A crise de oferta que está decretando o fim do carro popular
Inflação de insumos, falta de componentes e reviravolta no foco da indústria transformam modelos simples em artigos de luxo
No início dos anos 1990, quando o Brasil buscava recuperação política e econômica na esteira do impeachment do presidente Collor, um capricho de seu vice e sucessor ajudou a moldar o conceito de carro popular no país. Itamar Franco (1930-2011) era um entusiasta do Fusca e insistiu que a Volkswagen voltasse a produzir o clássico carrinho, que havia saído de linha seis anos antes.
Foi atendido ao oferecer a redução da alíquota do imposto sobre produtos industrializados (IPI), de 20% para simbólico 0,1%. Itamar, então, teve de expandir o benefício tributário para veículos de menor cilindrada e, como consequência, as ruas foram tomadas por versões 1.0 do Fiat Uno e do Volkswagen Gol. A onda perduraria por mais duas décadas, passando por modelos como Ford Ka e Chevrolet Celta, entre tantos outros.
No cenário atual, porém, os carros populares — no sentido de preços acessíveis às pessoas — estão em processo de extinção. Vinte anos atrás, os modelos de motor 1.0 respondiam por cerca de 70% das vendas. Em 2020, ano em que a pandemia passou como um trator por cima de tudo, a participação foi de apenas 12,7%, de acordo com a Federação Nacional da Distribuição de Veículos Automotores (Fenabrave).

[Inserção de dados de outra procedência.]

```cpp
enum zv_bigvgan_check_kind { ZV_BV_FILTER = 0, ZV_BV_ACT = 1, ZV_BV_CONV = 2, ZV_BV_CONVT = 3, ZV_BV_AVG = 4,
                             ZV_BV_POST = 5, ZV_BV_IM2COL = 6, ZV_BV_STEP = 7 };
typedef struct {
  int kind, split, mode, guard;
  int B, Lmax, Ls, halo, scale;
  int C, Cout, ks, d, u, n, layout, flag;
  float div, sub, bias0;
  unsigned stale;
  const int* lens;
  const float* x; const float* x1; const float* x2;
  const float* w; const float* bias; const float* alpha; const float* ibeta;
  const float* w2; const float* bias2; const float* alpha2; const float* ibeta2;
  const float* taps; const float* resid;
  const uint16_t* ah; const uint16_t* al;
  float* out; uint16_t* oh; uint16_t* ol; int64_t ld;
  int launch[8];
  int num_cus;
} zv_bigvgan_check_args;
int zv_bigvgan_check(zv_bigvgan_check_args* a);

int zv_attn_plan(int split, int sa_plo, int tpm, int L, int nv_na, int64_t* lds_sa, int64_t* lds_na,
                 int64_t* lds_stats, int* fits);

int zv_mx8_quantize(const float* x, int rows, int K, uint8_t* q, uint8_t* s);
int zv_mx8_gemm_check(int M, int N, int K, const float* A, const float* W, float* C, uint8_t* Aq,
                      uint8_t* As);

int zv_fm_decoder(zv_handle h, const float* t, const float* guidance, const float* xt,
                  const float* text_c, const float* speech_c, const uint8_t* pad, int N,
                  int T, int Fx, float* v_out, void* stream);

int zv_velocity(zv_handle h, float t, float guidance_scale, const float* x,
                const float* text_c, const float* speech_c, const uint8_t* pad, int B, int T,
                float* v_out, void* stream);

int zv_euler_sample(zv_handle h, float* x, const float* text_c, const float* speech_c,
                    const uint8_t* pad, int B, int T, int num_step, float guidance_scale,
                    float t_start, float t_end, float t_shift, void* stream);

int zv_velocity_rows(zv_handle h, float t, const float* guidance_rows, const float* x,
                     const float* text_c, const float* speech_c, const uint8_t* pad, int B,
                     int T, float* v_out, void* stream);
int zv_euler_sample_rows(zv_handle h, float* x, const float* text_c, const float* speech_c,
                         const uint8_t* pad, int B, int T, int num_step,
                         const float* guidance_rows, float t_start, float t_end,
                         float t_shift, void* stream);

int zv_text_encode(zv_handle h, const int64_t* tokens, const uint8_t* pad,
                   const int8_t* spk, int B, int S, float* out, void* stream);

int zv_text_condition(zv_handle h, const float* embed, int B, int S, const int32_t* tok_lens,
                      const int32_t* feat_lens, int T, float* out, void* stream);

int zv_speech_condition(zv_handle h, const float* prompt, int B, int Tp, int F,
                        const int32_t* prompt_lens, int T, float* out, void* stream);

typedef struct zv_vocoder* zv_vocoder_handle;

typedef struct {
  int precision;
  int n_mels;
  int dim;
  int intermediate_dim;
  int num_layers;
  int n_fft;
  int hop;
  int embed_kernel;
  int dw_kernel;
} zv_vocoder_config;

zv_vocoder_handle zv_vocoder_create(const zv_vocoder_config* cfg);
void zv_vocoder_destroy(zv_vocoder_handle v);
int zv_vocoder_set_weight(zv_vocoder_handle v, const char* name, const float* host_data,
                          int64_t numel);
int zv_vocoder_finalize(zv_vocoder_handle v);
int zv_vocoder_decode(zv_vocoder_handle v, const float* mel, int layout, float feat_scale,
                      float feat_bias, const int32_t* lens, int B, int T, float* wav, int clamp,
                      void* stream);
int64_t zv_vocoder_device_bytes(zv_vocoder_handle v);

typedef struct zv_bigvgan* zv_bigvgan_handle;

typedef struct {
  int precision;
  int num_mels;
  int upsample_initial_channel;
  int num_upsamples;
  int upsample_rates[8];
  int upsample_kernel_sizes[8];
  int num_kernels;
  int resblock_kernel_sizes[3];
  int resblock_dilation_sizes[3][3];
  int snake_logscale;
  int use_tanh_at_final;
  int use_bias_at_final;
} zv_bigvgan_config;

zv_bigvgan_handle zv_bigvgan_create(const zv_bigvgan_config* cfg);
void zv_bigvgan_destroy(zv_bigvgan_handle v);
int zv_bigvgan_set_weight(zv_bigvgan_handle v, const char* name, const float* host_data,
                          int64_t numel);
int zv_bigvgan_finalize(zv_bigvgan_handle v);
int zv_bigvgan_decode(zv_bigvgan_handle v, const float* mel, int layout, float feat_scale,
                      float feat_bias, const int32_t* lens, int B, int T, float* wav,
                      void* stream);
int64_t zv_bigvgan_device_bytes(zv_bigvgan_handle v);

typedef struct zv_fbank* zv_fbank_handle;
zv_fbank_handle zv_fbank_create(int n_fft, int hop, int n_mels, const float* host_window,
                                const float* host_fb);
void zv_fbank_destroy(zv_fbank_handle f);
int zv_fbank_configure(zv_fbank_handle f, int frame_offset, float mag_eps, float log_floor);
int zv_fbank_extract(zv_fbank_handle f, const float* wav, int64_t wav_ld, const int32_t* lens,
                     int B, int T_out, float* out, int64_t out_ld, void* stream);

typedef struct zv_resample* zv_resample_handle;
zv_resample_handle zv_resample_create(int o, int n, int S, const int32_t* host_start,
                                      const float* host_table);
void zv_resample_destroy(zv_resample_handle h);
int zv_resample_apply(zv_resample_handle h, const float* wav, int64_t wav_ld, const int32_t* lens,
                      int R, float* out, int64_t out_ld, int64_t out_cols, void* stream);
int64_t zv_resample_device_bytes(zv_resample_handle h);

typedef struct zv_wavjoin* zv_wavjoin_handle;
// ... 16 lines not shown
```

### zipvoice_amd/csrc/zv_checks.inc

```
#pragma once

namespace {

struct ChkDev {
  std::vector<void*> ptrs;
  void* raw(size_t bytes) {
    void* p = nullptr;
    ZV_CHECK(ZV_BLOCKING(hipMalloc(&p, bytes + 256)));
    ptrs.push_back(p);
    return p;
  }
  template <typename T> T* make(size_t n) { return reinterpret_cast<T*>(raw(n * sizeof(T))); }
  template <typename T> T* zero(size_t n) {
    T* d = make<T>(n);
    ZV_CHECK(ZV_BLOCKING(hipMemset(d, 0, n * sizeof(T))));
    return d;
  }
  template <typename T> T* up(const T* host, size_t n) {
    T* d = make<T>(n);
    ZV_CHECK(ZV_BLOCKING(hipMemcpy(d, host, n * sizeof(T), hipMemcpyHostToDevice)));
    return d;
  }
  template <typename T> void down(T* host, const T* dev, size_t n) {
    ZV_CHECK(ZV_BLOCKING(hipMemcpy(host, dev, n * sizeof(T), hipMemcpyDeviceToHost)));
// ... 302 lines not shown
  p.Bh = reinterpret_cast<const bf16*>(dWq); p.ldb = K; p.Bs = dWs; p.ldbs = K / MX8_BLOCK;
  p.bias = dev.zero<float>((size_t)N); p.C = dC; p.ldc = N; p.resid = dC; p.rows_per_group = 1; p.rpb = 1;
  launch_gemm<128, 128, 2, 2, 8, EPI_STD, 2, 2, MX8_KSTEP, 0, 0, 1>(p, 1, s, "mx8_check", true, -1);
  ZV_CHECK(ZV_BLOCKING(hipDeviceSynchronize()));
  dev.down(C, dC, (size_t)M * N);
  if (Aq) dev.down(Aq, dAq, (size_t)M * K);
  if (As) dev.down(As, dAs, (size_t)M * K / MX8_BLOCK);
  ZV_API_END
}

int zv_linear_check(zv_linear_check_args* a) {
  ZV_API_BEGIN
  ZV_REQUIRE(a && a->M > 0 && a->N > 0 && a->K > 0 && a->A && a->W && a->bias && a->guard >= 0 &&
                 (a->split == 1 || a->split == 2 || a->split == 3) && a->form >= ZV_LIN_PLAIN &&
                 a->form <= ZV_LIN_GLU_DW,
             "zv_linear_check: bad arguments");
  const int M = a->M, N = a->N, K = a->K, form = a->form, G = a->guard;
  const bool split3 = a->split == 3;
  const bool fused = form >= ZV_LIN_TRANS;
  const bool resid = form >= ZV_LIN_RESID && form <= ZV_LIN_RESID_RV_COPY;
  const bool rv = form == ZV_LIN_RESID_RV || form == ZV_LIN_RESID_RV_COPY;
  const bool wantC = form == ZV_LIN_PLAIN_F32 || (resid && form != ZV_LIN_RESID_RV_COPY);
  const bool wantT = form == ZV_LIN_TRANS || form == ZV_LIN_NA;
  ZV_REQUIRE(a->split != 2 || (form == ZV_LIN_PLAIN && !a->act) || form == ZV_LIN_TRANS,
             "zv_linear_check: split 2 is the plain form without activation, or TRANS");
  ZV_REQUIRE(wantC == (a->C != nullptr) && (!a->C || a->ldc >= N) && (!resid || a->resid) &&
                 (form != ZV_LIN_RESID_BYP || (a->orig && a->byp)) &&
                 (!rv || (a->rowvec && a->rows_per_group > 0)) && (form != ZV_LIN_RESID_RV_COPY || a->ldc >= N),
             "zv_linear_check: the form's fp32 operands");
  const bool glu = form == ZV_LIN_GLU || form == ZV_LIN_GLU_DW;
  const int wch = form == ZV_LIN_NA ? N / 3 : glu ? N / 2 : N;
  const bool needCh = form == ZV_LIN_PLAIN || form == ZV_LIN_RESID_RV_COPY || form == ZV_LIN_NA || glu;
  ZV_REQUIRE((!needCh || a->Ch) && (form != ZV_LIN_PLAIN_F32 || !a->Ch) && (form != ZV_LIN_TRANS || !a->Ch) &&
                 (!a->Ch || a->ldch >= wch) && (a->Cl != nullptr) == (split3 && a->Ch != nullptr),
             "zv_linear_check: the form's 16-bit outputs (Cl with split 3 only)");
  ZV_REQUIRE(wantT == (a->Cth != nullptr) && (!wantT || (a->rpb > 0 && a->ldct >= a->rpb)) &&
                 (a->Ctl != nullptr) == (split3 && wantT),
             "zv_linear_check: the transposed outputs");
  ZV_REQUIRE((form != ZV_LIN_NA || N % 48 == 0) && (!glu || N % 32 == 0), "zv_linear_check: NA / GLU widths");
  const int dwk = a->dw_ks;
  ZV_REQUIRE(form != ZV_LIN_GLU_DW || (a->dw_w && a->dw_b && a->dw_L > 0 && M % a->dw_L == 0),
             "zv_linear_check: GLU_DW needs the taps, the conv bias and whole utterances of dw_L rows");
  ZV_REQUIRE(form != ZV_LIN_GLU_DW || (a->split == 1 && N == 2 * 512 && (dwk == 7 || dwk == 15 || dwk == 31)),
             "zv_linear_check: GLU_DW is the 16-bit product at 512 channels with kernel size 7, 15 or 31");
  ZV_REQUIRE(form != ZV_LIN_GLU_DW || a->ldch % 8 == 0, "zv_linear_check: GLU_DW output rows of a multiple of 8 elements");

  LinearPolicy policy;
  WeightStore store;
  std::vector<int> perm(N);
  for (int n = 0; n < N; ++n) perm[n] = n;
  if (form == ZV_LIN_NA) perm = zv_engine::perm_na(N / 3);
  if (glu) perm = zv_engine::perm_glu(N / 2);
  std::vector<float> wp((size_t)N * K), bp(N);
  for (int n = 0; n < N; ++n) {
    memcpy(&wp[(size_t)n * K], a->W + (size_t)perm[n] * K, (size_t)K * sizeof(float));
    bp[n] = a->bias[perm[n]];
  }
  const Linear Lw = store.make_linear(wp.data(), N, K, bp.data());

  ChkDev dev;
  hipStream_t s = nullptr;
  Act A;
  {
    std::vector<bf16> h, l;
    A.ld = round_up(K, 64);
    chk_act(a->A, M, K, A.ld, split3, h, l);
    A.h = dev.up(h.data(), h.size());
    if (split3) A.l = dev.up(l.data(), l.size());
  }
  const long rows = (long)M + 2 * G;
  float* dC = nullptr;
  bf16 *dCh = nullptr, *dCl = nullptr, *dCth = nullptr, *dCtl = nullptr;
  const int nutt = wantT ? cdiv(M, a->rpb) : 0, rows_t = form == ZV_LIN_NA ? N / 3 : N;
  const long trows = wantT ? (long)nutt * rows_t + 2 * G : 0;
  if (a->C) {
    std::vector<float> hc(a->C, a->C + (size_t)rows * a->ldc);
    if (resid)
      for (long m = 0; m < M; ++m)
        memcpy(&hc[(size_t)(G + m) * a->ldc], a->resid + m * N, (size_t)N * sizeof(float));
    dC = dev.up(hc.data(), hc.size());
  }
  if (a->Ch) dCh = reinterpret_cast<bf16*>(dev.up(a->Ch, (size_t)rows * a->ldch));
  if (a->Cl) dCl = reinterpret_cast<bf16*>(dev.up(a->Cl, (size_t)rows * a->ldch));
  if (a->Cth) dCth = reinterpret_cast<bf16*>(dev.up(a->Cth, (size_t)trows * a->ldct));
  if (a->Ctl) dCtl = reinterpret_cast<bf16*>(dev.up(a->Ctl, (size_t)trows * a->ldct));
  const uint8_t* dmask = a->rowmask ? dev.up(a->rowmask, (size_t)M) : nullptr;

  if (!fused) {
    Out o;
    o.act_fn = a->act;
    if (dC) { o.C = dC + (size_t)G * a->ldc; o.ldc = a->ldc; }
    if (dCh) { o.act.h = dCh + (size_t)G * a->ldch; o.act.ld = a->ldch; }
    if (dCl) o.act.l = dCl + (size_t)G * a->ldch;
    if (resid) {
      if (o.C) {
        o.resid = o.C;
      } else {
        o.ldc = a->ldc;
        std::vector<float> r = chk_pad(a->resid, M, N, a->ldc);
        o.resid = dev.up(r.data(), r.size());
      }
    }
    if (form == ZV_LIN_RESID_BYP) {
      std::vector<float> og = chk_pad(a->orig, M, N, a->ldc);
      o.orig = dev.up(og.data(), og.size());
      o.byp = dev.up(a->byp, (size_t)N);
    }
    if (rv) {
      o.rowvec = dev.up(a->rowvec, (size_t)cdiv(M, a->rows_per_group) * N);
      o.rowvec_ld = N; o.rows_per_group = a->rows_per_group;
    }
    if (a->split == 2) policy.attn_in_wsplit(Lw, A, M, o, s);
    else if (split3) policy.linear16<3>(Lw, A, M, o, s);
    else policy.linear16<1>(Lw, A, M, o, s);
  } else {
    GemmParams p = LinearPolicy::gp_linear(Lw, A, M);
    if (a->split == 2) p.Al = nullptr;
    if (dCh) { p.Ch = dCh + (size_t)G * a->ldch; p.ldch = a->ldch; }
    if (dCl) p.Cl = dCl + (size_t)G * a->ldch;
    if (wantT) {
      p.Cth = dCth + (size_t)G * a->ldct;
      if (dCtl) p.Ctl = dCtl + (size_t)G * a->ldct;
      p.ldct = a->ldct; p.rpb = a->rpb; p.sCt = (long)rows_t * a->ldct;
    }
    if (glu) p.rowmask = dmask;
    if (form == ZV_LIN_GLU_DW) {
      p.dw_w = dev.up(a->dw_w, (size_t)(N / 2) * dwk); p.dw_b = dev.up(a->dw_b, (size_t)(N / 2));
      p.dw_out = p.Ch; p.ld_dw = p.ldch; p.dw_L = a->dw_L;
      ZV_REQUIRE(policy.glu_dw_fits(p, N / 2, dwk),
                 "zv_linear_check: GLU_DW operands (the engine would take the unfused pair)");
      policy.launch_glu_dw(p, dwk, s, "glu_dw_check");
    } else if (form == ZV_LIN_NA) {
      if (split3) policy.launch_na_in<3>(p, s); else policy.launch_na_in<1>(p, s);
    } else if (form == ZV_LIN_TRANS) {
      if (split3) policy.launch_value_t<3>(p, false, true, s);
      else policy.launch_value_t<1>(p, a->split == 2, Lw.lo != nullptr, s);
    } else {
      if (split3) policy.launch_glu_in<3>(p, false, s); else policy.launch_glu_in<1>(p, false, s);
    }
  }
  ZV_CHECK(ZV_BLOCKING(hipDeviceSynchronize()));
  chk_record(a->launch, &a->num_cus);
  if (a->C) dev.down(a->C, dC, (size_t)rows * a->ldc);
  if (a->Ch) dev.down(a->Ch, reinterpret_cast<uint16_t*>(dCh), (size_t)rows * a->ldch);
  if (a->Cl) dev.down(a->Cl, reinterpret_cast<uint16_t*>(dCl), (size_t)rows * a->ldch);
  if (a->Cth) dev.down(a->Cth, reinterpret_cast<uint16_t*>(dCth), (size_t)trows * a->ldct);
  if (a->Ctl) dev.down(a->Ctl, reinterpret_cast<uint16_t*>(dCtl), (size_t)trows * a->ldct);
  ZV_API_END
}
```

O carro mais barato do país hoje é o Mobi, cujo preço do modelo básico subiu de 38 000 reais em janeiro para 44 000 em julho, uma variação de 15,8%. A mudança do gosto dos brasileiros também mexeu com o mercado, fazendo as montadoras apostarem nos utilitários esportivos (SUVs), que já respondem por mais de 40% das vendas. A nova ordem, portanto, é priorizar os modelos com maior margem de lucro e, com isso, tirar de circulação os mais simples.